Not sure why people get all wired up over things like this. The market place will prove it.

I bought a Gheenoe because it will do exactly what I want it to do. With over 50,000 of these things sold I'm not guessing it will perform as advertised, I KNOW it will.

Will the Dolphin have better fit,finish, and build quality? Perhaps, but do I need any of that to go into rivers, tidal creeks, and rock infested flats? More importantly am I willing to pay more for those things considering how much abuse most of us give our boats.
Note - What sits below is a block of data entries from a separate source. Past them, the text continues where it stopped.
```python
def u8_from_10bit(x: torch.Tensor, mode: int = 0, return_flag: bool = False):
    require_cuda(x)
    out = torch.empty(x.shape, dtype=torch.uint8, device=x.device)
    flag = torch.zeros(1, dtype=torch.int32, device=x.device)
    lib = get_lib()
    if x.dtype == torch.int16:
        fn = lib.pv_u8_from_10bit_i16
    elif x.dtype == torch.float32:
        fn = lib.pv_u8_from_10bit_f32
    else:
        raise TypeError(f"u8_from_10bit: int16 or float32 expected, got {x.dtype}")
    check(fn(ptr(x), ptr(out), x.numel(), mode, ptr(flag), current_stream_ptr()), "pv_u8_from_10bit")
# ... 494 lines not shown
    d = conv_dims(b, c_in, c_out, t, h, w, padding)
    to, ho, wo = d.out_shape()
    y = torch.empty((b, to, ho, wo, 32), dtype=torch.bfloat16, device=x.device)
    xp = torch.empty((b, t, h, w, 16), dtype=torch.bfloat16, device=x.device) if want_packed else None
    mask = torch.empty(relu_mask_shape(b, to, ho, wo), dtype=torch.int32, device=x.device) if want_relu_mask else None
    check(get_lib().pv_conv3d_fwd_bf16_f32in(ptr(x), ptr(xp), ptr(wp), ptr(bias), ptr(y), ptr(mask), ctypes.byref(d),
                                             int(relu), current_stream_ptr()), "pv_conv3d_fwd_bf16_f32in")
    return (y, xp, mask) if want_relu_mask else (y, xp)


def conv3d_bwd_weight_bf16(x: torch.Tensor, dy: torch.Tensor, y_mask: Optional[torch.Tensor], c_in: int, c_out: int,
                           padding=(0, 0, 0)):
    require_cuda(x, dy, y_mask)
    b, t, h, w, cpad = x.shape
    d = conv_dims(b, c_in, c_out, t, h, w, padding)
    need = c_sz(0)
    lib = get_lib()
    check(lib.pv_conv3d_bwd_weight_bf16_workspace_bytes(ctypes.byref(d), ctypes.byref(need)), "wgrad workspace")
    ws = _workspace("wgrad", need.value, x.device)
    dw = torch.empty((c_out, c_in, 3, 3, 3), dtype=torch.float32, device=x.device)
    db = torch.empty(c_out, dtype=torch.float32, device=x.device)
    check(lib.pv_conv3d_bwd_weight_bf16(ptr(x), ptr(dy), ptr(y_mask), ptr(dw), ptr(db), ctypes.byref(d), ptr(ws),
                                        ws.numel(), current_stream_ptr()), "pv_conv3d_bwd_weight_bf16")
    return dw, db


def linear_fwd_f32(x, weight, bias, relu=False):
    require_cuda(x, weight, bias)
    m, k = x.shape
    n = weight.shape[0]
    need = c_sz(0)
    lib = get_lib()
    check(lib.pv_linear_workspace_bytes(m, n, k, ctypes.byref(need)), "pv_linear_workspace_bytes")
    ws = _workspace("linear", need.value, x.device)
    y = torch.empty((m, n), dtype=torch.float32, device=x.device)
    check(lib.pv_linear_fwd_f32(ptr(x), ptr(weight), ptr(bias), ptr(y), m, n, k, int(relu), ptr(ws), ws.numel(),
                                current_stream_ptr()), "pv_linear_fwd_f32")
    return y


LINEAR_F32_SKINNY = True


def linear_f32_skinny_covers(m: int, n: int, k: int) -> bool:
    return LINEAR_F32_SKINNY and bool(get_lib().pv_linear_f32_skinny_covers(m, n, k))

# ... 1261 lines not shown
```

Before: 20760 samples/s.

## Read f32 input directly in first-layer wgrad and deepen linear v3 pipeline

The first conv layer no longer writes a packed bf16 copy of the f32 satellite input during forward. The weight-gradient kernel instead gains an XF32 path that loads the f32 NCDHW input with buffer loads and converts it to bf16 in LDS, keeping loads in flight across slices. Separately, the skinny bf16 linear kernel uses a 4-stage ring with inline-asm LDS DMA for MB==1 and a wider vmcnt wait. The first part trades the forward write plus backward reread of the bf16 image for strided f32 reads (twice the bytes) and in-kernel conversion inside wgrad.

```diff
diff --git a/include/pv_yield_hip.h b/include/pv_yield_hip.h
--- a/include/pv_yield_hip.h
+++ b/include/pv_yield_hip.h
@@ -241,6 +241,9 @@
 int pv_conv3d_bwd_weight_bf16(const uint16_t* x, const uint16_t* dy, const uint16_t* y_relu_mask,
                               float* dw, float* dbias, const pv_conv3d_dims* d,
                               void* workspace, size_t workspace_bytes, void* stream);
+int pv_conv3d_bwd_weight_bf16_f32in(const float* x, const uint16_t* dy, const uint16_t* y_relu_mask,
+                                    float* dw, float* dbias, const pv_conv3d_dims* d,
+                                    void* workspace, size_t workspace_bytes, void* stream);
 int pv_conv3d_bwd_weight_f16(const uint16_t* x, const uint16_t* dy, float* dw, float* dbias, const pv_conv3d_dims* d,
                              void* workspace, size_t workspace_bytes, void* stream);
 
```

To each his own. For my part I'm keeping my Classic.


----------



## TomFL (Oct 2, 2007)

> Not sure why people get all wired up over things like this. The market place will prove it.
> 
> I bought a Gheenoe because it will do exactly what I want it to do. With over 50,000 of these things sold I'm not guessing it will perform as advertised, I KNOW it will.
> 
> ...


FYI: There is a long waiting list to buy a new yellowfin. 

-T


----------



## Les_Lammers (Feb 17, 2007)

> > Not sure why people get all wired up over things like this. The market place will prove it.
> >
> > I bought a Gheenoe because it will do exactly what I want it to do. With over 50,000 of these things sold I'm not guessing it will perform as advertised, I KNOW it will.
> >
> ...


That may be true but does the boat attract fish? Marketing
apparently works...very well. To each their own


----------



## PLANKTON7 (Jun 14, 2011)

*GHEENOES* RULE!


----------



## ethan.weber (Apr 26, 2011)

> > FYI: There is a long waiting list to buy a new yellowfin.
> >
> > -T
> 
> ...


----------



## firecat1981 (Nov 27, 2007)

NoeEttica, what refinements and improvement have you seen? They are still made the same way they always have and with the same designs, the only improvements have been made by CG, but not at all in the fit and finish, department.

As far as production runs go, it doesn't matter if they only make 1 ever, it is still built out of better materials by people who know how to build much nicer boats then Gheenoe or CG has ever produced as far as finish and structural stregnth goes. Lets be honest here, it's not a radical or complicated design and it is very easy to produce and improve upon for an upcharge.

Now here is the big part that makes me laugh, some of you seem to have forgotten that CG NMZ is in fact $1600! So there is only a $400 difference (if you buy it now it's just a $100 difference). A $400 (or $100) difference is nothing compared to the leaps and bounds in materials they are using. I definately see a market for them, just like anyone who wants a better built boat. Now don't get me wrong, I would still buy a LT25 if given the chance and it suited my needs, but I still think they are way over priced for a chopper gun boat shell.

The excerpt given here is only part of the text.